AI-assisted development needs automated tests
May 30, 2025
I wonder if one of the reasons I’m finding LLMs so much more useful for coding than a lot of people that I see in online discussions is that effectively all of the code I work on has automated tests.I’ve been trying to stay true to the idea of a Perfect Commit – one that bundles the implementation, tests and documentation in a single unit – for over five years now. As a result almost every piece of (non vibe-coding) code I work on has pretty comprehensive test coverage.This massively derisks my use of LLMs. If an LLM writes weird, convoluted code that solves my problem I can prove that it works with tests – and then have it refactor the code until it looks good to me, keeping the tests green the whole time.
It sometimes feels that those critical of using LLMs for software development, or skeptical about their value have limited real use of them. Perhaps gave them a shot, weren’t impressed with what they produced, and left it at that.
This from Simon Willison resonates with me–you need to work with these systems, learn their strengths and weaknesses and develop your own workflows and frameworks to get the best from them.
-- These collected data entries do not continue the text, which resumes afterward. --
std::vector<torch::Tensor> ln_fwd(torch::Tensor x, torch::Tensor w,
                                  torch::Tensor b, double eps) {
  CHK(x.is_cuda() && x.dtype() == torch::kBFloat16 && x.is_contiguous());
  const int dim = x.size(-1);

  const long rows = x.numel() / dim;
  auto y = torch::empty_like(x);
  auto mean = torch::empty({rows}, x.options().dtype(torch::kFloat32));
  auto rstd = torch::empty_like(mean);
  auto wf = w.to(torch::kFloat32).contiguous();
  auto bf_ = b.to(torch::kFloat32).contiguous();
  dim3 grid((rows + 7) / 8);
  auto launch = [&](auto kern) {
    hipLaunchKernelGGL(kern, grid, dim3(256), 0, cur_stream(),
                       reinterpret_cast<const short*>(x.data_ptr()),
                       wf.data_ptr<float>(), bf_.data_ptr<float>(),
                       reinterpret_cast<short*>(y.data_ptr()),
                       mean.data_ptr<float>(), rstd.data_ptr<float>(),
                       rows, (float)eps);
  };
  switch (dim) {
    case 512: launch(ln_fwd_kernel<8>); break;
    case 1024: launch(ln_fwd_kernel<16>); break;
    case 1536: launch(ln_fwd_kernel<24>); break;
    case 2048: launch(ln_fwd_kernel<32>); break;
    default: TORCH_CHECK(false, "ln_fwd: unsupported dim ", dim);
  }
  return {y, mean, rstd};
}

std::vector<torch::Tensor> ln_bwd(torch::Tensor x, torch::Tensor dy,
                                  torch::Tensor w, torch::Tensor mean,
                                  torch::Tensor rstd) {
  CHK(x.is_cuda() && x.is_contiguous() && dy.is_contiguous());
  const int dim = x.size(-1);
  const long rows = x.numel() / dim;
  auto dx = torch::empty_like(x);
  const long cap = std::min<long>((rows + 3) / 4, 512);
  auto dgp = torch::empty({cap * 4, (long)dim}, x.options().dtype(torch::kFloat32));
  auto dbp = torch::empty_like(dgp);
  auto wf = w.to(torch::kFloat32).contiguous();
  dim3 grid(cap);
  auto launch = [&](auto kern) {
    hipLaunchKernelGGL(kern, grid, dim3(256), 0, cur_stream(),
                       reinterpret_cast<const short*>(x.data_ptr()),
                       reinterpret_cast<const short*>(dy.data_ptr()),
                       wf.data_ptr<float>(), mean.data_ptr<float>(),
                       rstd.data_ptr<float>(),
                       reinterpret_cast<short*>(dx.data_ptr()),
                       dgp.data_ptr<float>(), dbp.data_ptr<float>(), rows);
  };
  switch (dim) {
    case 512: launch(ln_bwd_kernel<8>); break;
    case 1024: launch(ln_bwd_kernel<16>); break;
    case 1536: launch(ln_bwd_kernel<24>); break;
    case 2048: launch(ln_bwd_kernel<32>); break;
    default: TORCH_CHECK(false, "ln_bwd: unsupported dim ", dim);
  }
  auto dgamma = dgp.sum(0);
  auto dbeta = dbp.sum(0);
  return {dx, dgamma, dbeta};
}

std::vector<torch::Tensor> dec_prelude(
    torch::Tensor x, std::optional<torch::Tensor> y,
    std::optional<torch::Tensor> scale,
    torch::Tensor w, torch::Tensor b,
    std::optional<torch::Tensor> ring, torch::Tensor offset,
    double eps, int64_t S, int64_t text_len) {
  CHK(x.is_cuda() && x.dtype() == torch::kBFloat16 && x.is_contiguous());
  CHK(w.dtype() == torch::kFloat32 && b.dtype() == torch::kFloat32);
  const int dim = x.size(-1);
  const long rows = x.numel() / dim;
  const short* yp = nullptr;
  const float* sp_ = nullptr;
  torch::Tensor xn = x;
  if (y.has_value()) {
    CHK(y->is_contiguous() && scale.has_value());
    CHK(scale->dtype() == torch::kFloat32 && scale->is_contiguous());
    yp = reinterpret_cast<const short*>(y->data_ptr());
    sp_ = scale->data_ptr<float>();
    xn = torch::empty_like(x);
  }
  short* rp = nullptr;
// ... 194 lines not shown
                     gamma.data_ptr<float>(),
                     reinterpret_cast<short*>(out.data_ptr()), rows, dim);
  return out;
}
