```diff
diff --git a/thatsmyface_amd/csrc/tmfwm_internal.h b/thatsmyface_amd/csrc/tmfwm_internal.h
--- a/thatsmyface_amd/csrc/tmfwm_internal.h
+++ b/thatsmyface_amd/csrc/tmfwm_internal.h
@@ -124,6 +124,8 @@
 bool embed_defers(int block);
 hipError_t launch_edges(const uint8_t *src, uint8_t *dst, int64_t nframes, int H, int W, int64_t frame_stride, int block, hipStream_t st);
 hipError_t launch_extract(const ExtractArgs &a, hipStream_t st);
+bool extract_fast_applies(const ExtractArgs &a);
+hipError_t launch_extract_fast(ExtractArgs a, hipStream_t st);
 hipError_t launch_rgb_to_ycbcr(const uint8_t *rgb, int64_t npix, float *ycc, hipStream_t st);
 hipError_t launch_rgb_to_ycbcr_f32(const float *rgb, int64_t npix, float *ycc, hipStream_t st);
 hipError_t launch_ycbcr_to_rgb(const void *ycc, int dtype, int64_t npix, uint8_t *rgb, hipStream_t st);
diff --git a/thatsmyface_amd/csrc/tmfwm_kernels.hip b/thatsmyface_amd/csrc/tmfwm_kernels.hip
--- a/thatsmyface_amd/csrc/tmfwm_kernels.hip
+++ b/thatsmyface_amd/csrc/tmfwm_kernels.hip
@@ -266,6 +266,7 @@
 hipError_t launch_extract(const ExtractArgs &a, hipStream_t st)
 {
     if (a.nbh == 0 || a.nbw == 0) return hipSuccess;
+    if (extract_fast_applies(a)) return launch_extract_fast(a, st);
     return for_block(a.block, [&](auto b) {
         return launch_strips(a, Geo<b()>::BPW, extract_kernel<b(), false>, extract_kernel<b(), true>, st);
     });
```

I remember infuriating days in early 2023 going round and round the mulberry bush (they sometimes still happen, but far less so now than a couple of years ago) as a model would confidently produce something that didn’t work, correct it, that didn’t work, correct that, again not working, then go back to the original suggestion.
There were plenty of times when I know I could have written the code more quickly, lamented I hadn’t just done it myself.
But that process helped me get far better results in the long term.
So learn from folks like Simon who have put in a huge-amount of effort, and who generously share what they have learned.